L’icône politique excellait en mots/discours-fleuves, et en images – la communication, qui demeure le principal socle de la propagande communiste en particulier et du discours politique en général. L’information est quelque chose d’autre. Elle repose sur des faits observés, vérifiés et vérifiables ; la communication, elle, fait appel à l’émotion.

Notre époque, un peu plus que les autres, se voit victime de la puissance des mots et de la communication et des autoroutes des réseaux sociaux qui réseautent le monde. À cette aune du temps, le terme international qui a marqué cette année, selon le dictionnaire Oxford, est… «Post-Truth» (littéralement «post-vérité»).

Les éditeurs d’Oxford pensent que «PostTruth», tel qu’analysé dans les différents contextes de son usage, est comme «un adjectif relatif à des circonstances dans lesquelles les faits objectifs ont moins d’influence pour diriger l’opinion publique que les appels à l’émotion et aux opinions personnelles». D’autres linguistes et dictionnaires ont choisi, comme mot de l’année, «Brexit» et se sont aussi attardés sur un néologisme, le «Trumpisme» («les politiques défendues par le politicien Trump, impliquant notamment un rejet de l’establishment politique, la défense vigoureuse des intérêts nationaux» ou encore comme «une déclaration controversée ou choquante attribuée à Donald Trump»).

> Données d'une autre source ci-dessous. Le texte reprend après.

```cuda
template <int NW, bool FOLD, int TPS, int TERMS, int MT>
__global__ void __launch_bounds__(um::NTHREADS, 1)
    conv3x3_wgmma_kernel(const float* __restrict__ x, long long x_bs, const unsigned char* __restrict__ wpack,
                         const float* __restrict__ bias_arg, float* __restrict__ out_base, long long out_bs, int Cin, int H, int W,
                         int OH, int OW, int Cout, int CoutP, int nChunks, float slope_arg, int tilesX, int tilesY, int numWork,
                         int stride, int dil, int out_mode_arg, int ext, um::SplitK sk, um::SplitDev xs,
                         const __grid_constant__ CUtensorMap tmx, int dbg) {
  using namespace um;
  static_assert(TERMS == 1 || TERMS == 3, "one or three products per multiply-add");
  static_assert(MT == MT_WIDE || MT == MT_NARROW, "128- or 64-pixel tile rows");
  constexpr bool FOLD_ACC = FOLD && TERMS == 3;
  constexpr int P = TERMS == 1 ? 1 : 2;
  constexpr int NCOL = FOLD_ACC ? NW / 2 : NW;
  constexpr int MB = MT / 64;
  const int out_mode_k = out_mode_arg & 0xff, lin_prefix_k = out_mode_arg >> 8;
  extern __shared__ __align__(128) unsigned char smem[];
  const int nslots = n_slots(stride, dil), PW = row_pitch(MT, stride, dil), E = nslots * PW;
  const SmemMap sm = smem_map(E, CoutP, sk.as_wide, sk.stg, TERMS, xs.in == 2 ? raw_stage_bytes(nslots, MT) : 0);
  const int AS = sm.AS, WS = sm.WS;
  const uint32_t s_base = smem_u32(smem);
  const uint32_t bar0 = s_base + sm.bar_off;
  const uint32_t a_full = bar0, a_empty = bar0 + 8 * MAX_AS, w_full = bar0 + 16 * MAX_AS, w_empty = w_full + 8 * MAX_WS;
  const uint32_t r_full = w_empty + 8 * MAX_WS, r_empty = r_full + 8 * RS;

  const int tid = threadIdx.x, lane = tid & 31;
  const int warp = __shfl_sync(0xffffffffu, tid >> 5, 0);
  const size_t plane = (size_t)H * W;

  if (tid == 0) {
    for (int i = 0; i < AS; ++i) {
      mbar_init(a_full + 8 * i, xs.in == 1 ? 1 : NPROD);
      mbar_init(a_empty + 8 * i, NCONS);
    }
    for (int i = 0; i < RS; ++i) {
      mbar_init(r_full + 8 * i, 1);
      mbar_init(r_empty + 8 * i, NPROD);
    }
    for (int i = 0; i < WS; ++i) {
      mbar_init(w_full + 8 * i, 1);
      mbar_init(w_empty + 8 * i, NCONS);
    }
    asm volatile("fence.mbarrier_init.release.cluster;" ::: "memory");
  }
  __syncthreads();

  if (warp < 8) {
    const int r = warp >> 2, wq = warp & 3;
    const uint32_t a_lbo = (uint32_t)E * 16u, b_lbo = (uint32_t)(FOLD_ACC ? 2 * CoutP : CoutP) * 16u;
    uint32_t a_off[9];
#pragma unroll
    for (int tap = 0; tap < 9; ++tap)
      a_off[tap] = (uint32_t)(slot_of(r, tap / 3, stride, dil) * PW + tap_xoff(MT, tap % 3, stride, dil));
    const uint64_t dh_a = desc_hi(a_lbo, 128u), dh_b = desc_hi(b_lbo, 128u);
    uint32_t as = 0, aph = 0, ws = 0, wph = 0;
    const uint32_t a_lo16 = (uint32_t)sm.a_lo >> 4, a_stage16 = (uint32_t)sm.a_stage >> 4, s_base16 = s_base >> 4;
    const uint32_t w_base16 = (s_base + (uint32_t)sm.w_off) >> 4, w_tile16 = (uint32_t)sm.w_tile >> 4, w_half16 = w_tile16 >> 1;
// ... 282 lines not shown
        }
      }
      return;
    }
    if (dbg & 16) {
      uint32_t as = 0, aph = 0;
      bool wrapped = false;
      for (int work = blockIdx.x; work < numWork; work += gridDim.x) {
        const Work wk = decode_work(work, sk, nChunks);
        for (int c = wk.cb; c < wk.ce; ++c) {
          if (wrapped) mbar_wait(a_empty + 8 * as, aph ^ 1);
          __syncwarp();
          if (lane == 0) mbar_arrive(a_full + 8 * as);
          if (++as == (uint32_t)AS) { as = 0; aph ^= 1; wrapped = true; }
        }
      }
      return;
    }
    const int pw = warp - 9;
    const int G = (E + 31) / 32;
    const bool one_plane = Cin <= 8;
    const int nItems = one_plane ? G : 2 * G;
    const int nb = (nItems + NPROD * BATCH - 1) / (NPROD * BATCH);
    const uint32_t pw_magic = 0xFFFFFFFFu / (uint32_t)PW + 1u;
    if (one_plane) {
      for (int st = 0; st < AS; ++st)
        for (int e = pw * 32 + lane; e < E; e += NPROD * 32) {
          unsigned char* d = smem + st * sm.a_stage + (E + e) * 16;
          *reinterpret_cast<uint4*>(d) = make_uint4(0u, 0u, 0u, 0u);
          if constexpr (P == 2) *reinterpret_cast<uint4*>(d + sm.a_lo) = make_uint4(0u, 0u, 0u, 0u);
        }
    }
    if (xs.in == 2) {
      constexpr int RP = MT + 8, CP = (R + 2) * RP;
      const uint32_t raw_bytes = (uint32_t)sm.raw_stage, raw_base = s_base + (uint32_t)sm.raw_off;
      const bool issuer = warp == 9 && lane == 0;
      int i_work = blockIdx.x, i_c = 0, i_ce = 0, i_x = 0, i_y = 0, i_n = 0;
      auto i_tile = [&]() {
        if (i_work >= numWork) return;
        const Work wk = decode_work(i_work, sk, nChunks);
        int tx, ty;
        decode_tile(wk.tile, tilesX, tilesY, sk, tx, ty, i_n);
        i_c = wk.cb;
        i_ce = wk.ce;
        i_x = tx * MT - 4;
        i_y = ty * R - 1;
      };
      auto issue = [&](uint32_t slot) {
        if (i_work >= numWork) return;
        const uint32_t bar = r_full + 8 * slot;
        if (dbg & 2) {
          mbar_arrive(bar);
        } else {
          mbar_arrive_expect_tx(bar, raw_bytes);
          tma_load_4d(raw_base + slot * raw_bytes, &tmx, i_x, i_y, 16 * i_c, i_n, bar);
        }
        if (++i_c >= i_ce) {
          i_work += gridDim.x;
          i_tile();
        }
      };
      if (issuer) {
        i_tile();
        for (int s = 0; s < RS; ++s) issue((uint32_t)s);
      }
      uint32_t as = 0, aph = 0, rs = 0, rph = 0;
      bool wrapped = false;
      for (int work = blockIdx.x; work < numWork; work += gridDim.x) {
        const Work wk = decode_work(work, sk, nChunks);
        for (int c = wk.cb; c < wk.ce; ++c) {
          mbar_wait(r_full + 8 * rs, rph);
          if (wrapped) mbar_wait(a_empty + 8 * as, aph ^ 1);
          const float* raw = reinterpret_cast<const float*>(smem + sm.raw_off + rs * raw_bytes);
          unsigned char* a_st = smem + as * sm.a_stage;
#pragma unroll 2
          for (int t = pw; t < nItems; t += NPROD) {
            const int kc = one_plane ? 0 : (t & 1);
            const int e = (one_plane ? t : (t >> 1)) * 32 + lane;
            if (e >= E) continue;
            const int slot = e / (MT + 2), pe = e - slot * (MT + 2);
            const float* s = raw + 8 * kc * CP + slot * RP + pe + 3;
            float v[8];
#pragma unroll
            for (int jj = 0; jj < 8; ++jj) v[jj] = s[jj * CP];
            if constexpr (P == 1) {
              *reinterpret_cast<uint4*>(a_st + (kc * E + e) * 16) =
                  make_uint4(bf16_pair(v[0], v[1]), bf16_pair(v[2], v[3]), bf16_pair(v[4], v[5]), bf16_pair(v[6], v[7]));
            } else {
              uint4 hi, lo;
              split_pair(v[0], v[1], hi.x, lo.x);
              split_pair(v[2], v[3], hi.y, lo.y);
              split_pair(v[4], v[5], hi.z, lo.z);
              split_pair(v[6], v[7], hi.w, lo.w);
              unsigned char* dst = a_st + (kc * E + e) * 16;
              *reinterpret_cast<uint4*>(dst) = hi;
              *reinterpret_cast<uint4*>(dst + sm.a_lo) = lo;
            }
          }
          asm volatile("fence.proxy.async.shared::cta;" ::: "memory");
          __syncwarp();
          if (lane == 0) {
            mbar_arrive(a_full + 8 * as);
            mbar_arrive(r_empty + 8 * rs);
          }
          if (issuer) {
            mbar_wait(r_empty + 8 * rs, rph);
            issue(rs);
          }
          __syncwarp();
          if (++as == (uint32_t)AS) { as = 0; aph ^= 1; wrapped = true; }
          if (++rs == (uint32_t)RS) { rs = 0; rph ^= 1; }
        }
      }
      return;
    }
    int l_work = blockIdx.x, l_c = 0, l_kb = 0, l_x0 = 0, l_y0 = 0;
    const float* l_xn = x;
    int l_ce = nChunks;
    auto set_tile = [&]() {
      const Work wk = decode_work(l_work, sk, nChunks);
      l_c = wk.cb;
      l_ce = wk.ce;
      int tx, ty, n;
      decode_tile(wk.tile, tilesX, tilesY, sk, tx, ty, n);
      l_x0 = tx * MT - (ext ? 1 : 0);
      l_y0 = ty * R - (ext ? 1 : 0);
      l_xn = x + (size_t)n * x_bs;
    };
    auto advance = [&]() {
      if (++l_kb < nb) return true;
      l_kb = 0;
      if (++l_c < l_ce) return true;
      l_work += gridDim.x;
      if (l_work >= numWork) return false;
      set_tile();
      return true;
    };
    const bool s2 = stride == 2, wide = !s2 && dil >= R;
    const int ymul = s2 ? 2 : 1, ya = s2 ? -1 : -dil, yb = wide ? dil : 0, yc = wide ? 1 : 0, yd = wide ? 0 : 1;
    const int xa = s2 ? 0 : -dil;
    const uint32_t planeu = (uint32_t)plane;
    auto load_batch = [&](float (&v)[BATCH][8]) {
      const float* xc = l_xn + (size_t)(16 * l_c) * plane;
      const int ybase = ymul * l_y0 + ya, xbase = ymul * l_x0 + xa;
// ... 96 lines not shown
template <int TERMS>
__global__ void conv3x3_wgmma_reduce_kernel(um::SplitK sk, um::SplitDev xs, int RN, const float* __restrict__ bias,
                                            float* __restrict__ out, long long out_bs, int Cout, int OH, int OW, float slope,
                                            int out_mode_arg) {
  const int out_mode = out_mode_arg & 0xff, lin_prefix = out_mode_arg >> 8;
  const long long total = (long long)RN * Cout * sk.rh * OW;
  const int F = Cout >> 2;
  for (long long i = (long long)blockIdx.x * blockDim.x + threadIdx.x; i < total; i += (long long)gridDim.x * blockDim.x) {
    float s = 0.f;
    for (int p = 0; p < sk.k; ++p) s += sk.ws[(size_t)p * (size_t)sk.part_stride + (size_t)i];
    const int x = (int)(i % OW), y = sk.y_lo + (int)((i / OW) % sk.rh), f = (int)((i / ((long long)OW * sk.rh)) % Cout);
    const int n = sk.n_lo + (int)(i / ((long long)OW * sk.rh * Cout));
    if (out_mode == 0) {
      const float b = bias ? __ldg(bias + f) : 0.f;
      const float v = leaky(s + b, f < lin_prefix ? 1.f : slope);
      if (xs.out != nullptr && f >= lin_prefix)
        sa::put_one<TERMS == 1 ? 1 : 2>(xs.out, xs.out_Cg, (long long)OH * OW, n, xs.out_c0 + f - lin_prefix, (long long)y * OW + x, v);
      else
        out[(size_t)n * out_bs + ((size_t)f * OH + y) * OW + x] = v;
    } else {
      const int ph = f / F, ff = f - ph * F;
      const float b = bias ? __ldg(bias + ff) : 0.f;
      out[(size_t)n * out_bs + ((size_t)ff * (2 * OH) + (2 * y + (ph >> 1))) * (2 * OW) + 2 * x + (ph & 1)] = leaky(s + b, slope);
    }
  }
}

static um::SplitK plan_split(int N, int Cin, int H, int W, int Cout, int stride, int dil, int grid_cap) {
  using namespace um;
  (void)dil;
  const int ns = cout_pad(Cout) > 128 ? 2 : 1;
  SplitK sk = {1, 0, 0, 0, 0, 0, nullptr, 0u, 0u, 3, ns};
  const int OH = (H - 1) / stride + 1, OW = (W - 1) / stride + 1, nChunks = (Cin + 15) / 16;
  const int MT = tile_width(OW);
  const int tilesX = (OW + MT - 1) / MT, tilesY = (OH + R - 1) / R;
  const long long tiles = (long long)N * tilesX * tilesY;
  sk.from = (int)tiles;
  const int mode = tuning().conv_splitk;
  if (!mode || tiles >= (1 << 29)) return sk;
  const int sms = grid_cap > 0 && grid_cap < kNumSMs ? grid_cap : kNumSMs;
  const int kcap = mode > 1 ? mode : 32;
  if (2 * tiles * ns <= sms) {
    int k = (int)(sms / (tiles * ns));
    if (k > nChunks / 3) k = nChunks / 3;
    if (k > 8) k = 8;
    if (k > kcap) k = kcap;
    if (k >= 2) {
      sk.k = k; sk.from = 0; sk.n_lo = 0; sk.y_lo = 0; sk.rh = OH;
    }
  } else if (ns == 1 && tiles > sms) {
    const long long rounds = tiles / sms;
    long long tail = tiles - rounds * sms;
    tail = (tail + tilesX - 1) / tilesX * tilesX;
    int k = tail > 0 ? (int)(sms / tail) : 0;
    if (k > nChunks / 2) k = nChunks / 2;
    if (k > kcap) k = kcap;
    if (tail > 0 && tail <= (long long)tilesX * tilesY && rounds <= 12 && k >= 2 && nChunks >= 16 && Cout > 64) {
      sk.k = k; sk.from = (int)(tiles - tail); sk.n_lo = N - 1;
      sk.y_lo = (int)((sk.from / tilesX) % tilesY) * R;
      sk.rh = OH - sk.y_lo;
    }
  }
  if (sk.k > 1) sk.part_stride = (long long)(N - sk.n_lo) * Cout * sk.rh * OW;
  return sk;
}

long long conv3x3_wgmma_workspace_bytes(int N, int Cin, int H, int W, int Cout, int stride, int dil) {
  const um::SplitK sk = plan_split(N, Cin, H, W, Cout, stride, dil, tuning().conv_grid_cap);
  return sk.k > 1 ? sk.k * sk.part_stride * 4 : 0;
}

int conv3x3_wgmma_launch(const float* x, long long x_bs, const unsigned char* wpack, const float* bias, float* out,
                         long long out_bs, int N, int Cin, int H, int W, int Cout, int stride, int dil, int out_mode,
                         float slope, cudaStream_t st, int ext, float* ws, long long ws_bytes, const SplitIO& sio) {
  using namespace um;
  const int terms = (out_mode & MFN_CONV_BF16) ? 1 : 3;
  out_mode &= ~MFN_CONV_BF16;
  const int grow = ext == 2 ? 8 : 2 * ext;
  const int OH = stride == 2 ? (H - 1) / 2 + 1 : H + grow, OW = stride == 2 ? (W - 1) / 2 + 1 : W + grow;
  const int MT = tile_width(OW);
  SplitDev xs = {0, 0, 0, nullptr, 0, 0};
  CUtensorMap tmx;
  memset(&tmx, 0, sizeof tmx);
  if (sio.in != nullptr) {
    if (stride != 1 || ext != 0 || sio.in_c0 % 16 != 0 || (dil >= R && dil % 2 != 0) || !aligned(sio.in, 16)) return -1;
    EncodeTiledFn fn = encode_tiled_fn();
    if (fn == nullptr) return fail(MFN_ERR_UNSUPPORTED, "cuTensorMapEncodeTiled is not available from this driver");
    const int Cg = sa::groups(sio.in_C);
    const cuuint64_t dim[4] = {8, (cuuint64_t)W, (cuuint64_t)H, (cuuint64_t)N * (terms == 1 ? 1 : 2) * Cg};
    const cuuint64_t strides[3] = {16, (cuuint64_t)W * 16, (cuuint64_t)W * H * 16};
    const cuuint32_t box[4] = {8, (cuuint32_t)row_pitch(MT, 1, dil), (cuuint32_t)(dil < R ? n_slots(1, dil) : R), dil < R ? 2u : 1u};
    const cuuint32_t es[4] = {1, 1, 1, 1};
    const CUresult r = fn(&tmx, CU_TENSOR_MAP_DATA_TYPE_BFLOAT16, 4, const_cast<void*>(sio.in), dim, strides, box, es,
                          CU_TENSOR_MAP_INTERLEAVE_NONE, CU_TENSOR_MAP_SWIZZLE_NONE, CU_TENSOR_MAP_L2_PROMOTION_L2_256B,
                          CU_TENSOR_MAP_FLOAT_OOB_FILL_NONE);
    if (r != CUDA_SUCCESS) return fail(MFN_ERR_UNSUPPORTED, "cuTensorMapEncodeTiled failed (CUresult %d)", (int)r);
    xs.in = 1;
    xs.in_g0 = sio.in_c0 / 8;
    xs.in_Cg = Cg;
  }
  if (sio.out != nullptr) {
    const int lp = out_mode >> 8;
    if ((out_mode & 0xff) != 0 || ext != 0 || sio.out_c0 % 16 != 0 || (Cout - lp) % 16 != 0 || lp % 2 != 0 ||
        sio.out_c0 + Cout - lp > sio.out_C || !aligned(sio.out, 16))
      return -1;
    xs.out = static_cast<unsigned char*>(sio.out);
    xs.out_Cg = sa::groups(sio.out_C);
    xs.out_c0 = sio.out_c0;
  }
  if (Cout > 256 || (stride != 1 && !(stride == 2 && dil == 1))) return -1;
  if (ext != 0 && !((ext == 1 || ext == 2) && stride == 1 && dil == 1 && out_mode == 0)) return -1;
  if ((out_mode >> 8) != 0 && (out_mode & 0xff) != 0) return -1;
  const int CoutP = um::cout_pad(Cout), nChunks = (Cin + 15) / 16;
  const int E = n_slots(stride, dil) * row_pitch(MT, stride, dil);
  const int as_wide = tuning().conv_as == 2 ? 2 : 3;
  const bool staged = (out_mode & 0xff) == 0 && ext == 0 &&
                      (xs.out != nullptr ? (out_mode >> 8) == 0 : OW % 4 == 0 && out_bs % 4 == 0 && aligned(out, 16)) &&
                      smem_map(E, CoutP, as_wide, STG_BYTES, terms).WS >= 2;
  int raw = 0;
  if (sio.in == nullptr && tuning().conv_tma_in && stride == 1 && dil == 1 && ext == 0 && MT == MT_WIDE && W % 4 == 0 &&
      x_bs % 4 == 0 && aligned(x, 16)) {
    raw = raw_stage_bytes(n_slots(1, 1), MT);
    if (smem_map(E, CoutP, as_wide, staged ? STG_BYTES : 0, terms, raw).WS < 3) raw = 0;
  }
  if (raw) {
    EncodeTiledFn fn = encode_tiled_fn();
    if (fn == nullptr) return fail(MFN_ERR_UNSUPPORTED, "cuTensorMapEncodeTiled is not available from this driver");
    const cuuint64_t dim[4] = {(cuuint64_t)W, (cuuint64_t)H, (cuuint64_t)Cin, (cuuint64_t)N};
    const cuuint64_t strides[3] = {(cuuint64_t)W * 4, (cuuint64_t)W * H * 4, (cuuint64_t)x_bs * 4};
    const cuuint32_t box[4] = {(cuuint32_t)raw_pitch(MT), (cuuint32_t)n_slots(1, 1), 16, 1};
    const cuuint32_t es[4] = {1, 1, 1, 1};
    const CUresult r = fn(&tmx, CU_TENSOR_MAP_DATA_TYPE_FLOAT32, 4, const_cast<float*>(x), dim, strides, box, es,
                          CU_TENSOR_MAP_INTERLEAVE_NONE, CU_TENSOR_MAP_SWIZZLE_NONE, CU_TENSOR_MAP_L2_PROMOTION_L2_256B,
                          CU_TENSOR_MAP_FLOAT_OOB_FILL_NONE);
    if (r != CUDA_SUCCESS) return fail(MFN_ERR_UNSUPPORTED, "cuTensorMapEncodeTiled failed (CUresult %d)", (int)r);
    xs.in = 2;
  }
  const SmemMap sm = smem_map(E, CoutP, as_wide, staged ? STG_BYTES : 0, terms, raw);
  if (sm.WS < 2 || E * 16 > 0x3FFF * 16) return -1;
  if ((long long)H * W >= (1LL << 27)) return -1;
  const int tilesX = (OW + MT - 1) / MT, tilesY = (OH + R - 1) / R;
  const int ns = CoutP > 128 ? 2 : 1;
  SplitK sk = {1, 0, 0, 0, 0, 0, nullptr, 0u, 0u, 3, ns};
  if (ws != nullptr && ext == 0) {
    sk = plan_split(N, Cin, H, W, Cout, stride, dil, tuning().conv_grid_cap);
    if (sk.k > 1 && ws_bytes < sk.k * sk.part_stride * 4) sk.k = 1;
    sk.ws = ws;
  }
  const long long tiles = (long long)N * tilesX * tilesY;
  if (tiles * ns >= (1LL << 30)) return -1;
  sk.as_wide = as_wide;
  sk.stg = staged ? STG_BYTES : 0;
  if (sk.k <= 1) sk.from = (int)tiles;
  {
    const unsigned long long tp = (unsigned long long)tilesX * tilesY;
    if ((unsigned long long)tiles * tp < (1ull << 32) && tp * tilesX < (1ull << 32)) {
      sk.magic_tp = (uint32_t)(((1ull << 32) + tp - 1) / tp);
      sk.magic_tx = tilesX == 1 ? 0u : (uint32_t)(((1ull << 32) + tilesX - 1) / tilesX);
    }
    if (tp == 1) sk.magic_tp = 0;
  }
  const long long numWork = (sk.from + (tiles - sk.from) * sk.k) * ns;
  const int cap = tuning().conv_grid_cap > 0 ? tuning().conv_grid_cap : kNumSMs;
  const unsigned grid = (unsigned)(numWork < cap ? numWork : cap);
  const char* name = terms == 3 ? "conv3x3_wgmma_kernel<CoutP=256>" : "conv3x3_wgmma_kernel<CoutP=256,bf16>";
  auto launch = [&](auto mt) -> cudaError_t {
    constexpr int M = decltype(mt)::value;
    static SmemOptIn opt[8], opt1[8];
    cudaError_t e = cudaSuccess;
    if (terms == 3) {
      e = ensure_dyn_smem(conv3x3_wgmma_kernel<32, true, 9, 3, M>, sm.total, opt[0]);
// ... 68 lines not shown
```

L’an dernier, Oxford avait choisi un «emoji» comme mot de l’année.

Si on devait faire la synthèse des analyses exprimées ici et ailleurs, le référendum britannique et la récente présidentielle américaine sont, outre les enjeux sécuritaires, et dans une large mesure, dus au mécontentement public et au problème des inégalités causées par la gouvernance. Le monde en transition encourage un certain besoin de se replier sur soi pour beaucoup dans l’Occident, au lieu de s’ouvrir aux autres et à leurs problèmes.

Justement, le mécontentement public – comme celui qu’on a vu jeudi soir à Plaine-Verte – est mis sous l’éteignoir par le gouvernement, la MBC et les suiveurs du pouvoir. Si Soodhun minimise la colère exprimée et tente de l’attribuer aux seuls marchands ambulants qui en voulaient «uniquement» au bouc émissaire Anwar Husnoo, son leader, the Prime-Minister-in-Waiting, lui, met carrément les médias libres et indépendants au défi. «Venez prouver qu’il y avait des incidents. Tout s’est bien déroulé.»

C’est facile de venir affirmer cela après être parti en désordre, dans la voiture de Soodhun, sous le prétexte bidon qu’ils allaient dîner ensemble, dans une seule et même voiture. Si tel est vrai, pourquoi alors, pour réduire la dette publique, ne pas encourager le covoiturage entre ministres au lieu de dépenser tout notre argent sur les berlines que nous finançons pour vous et que vous renouvelez sans hésitation aucune ?!!!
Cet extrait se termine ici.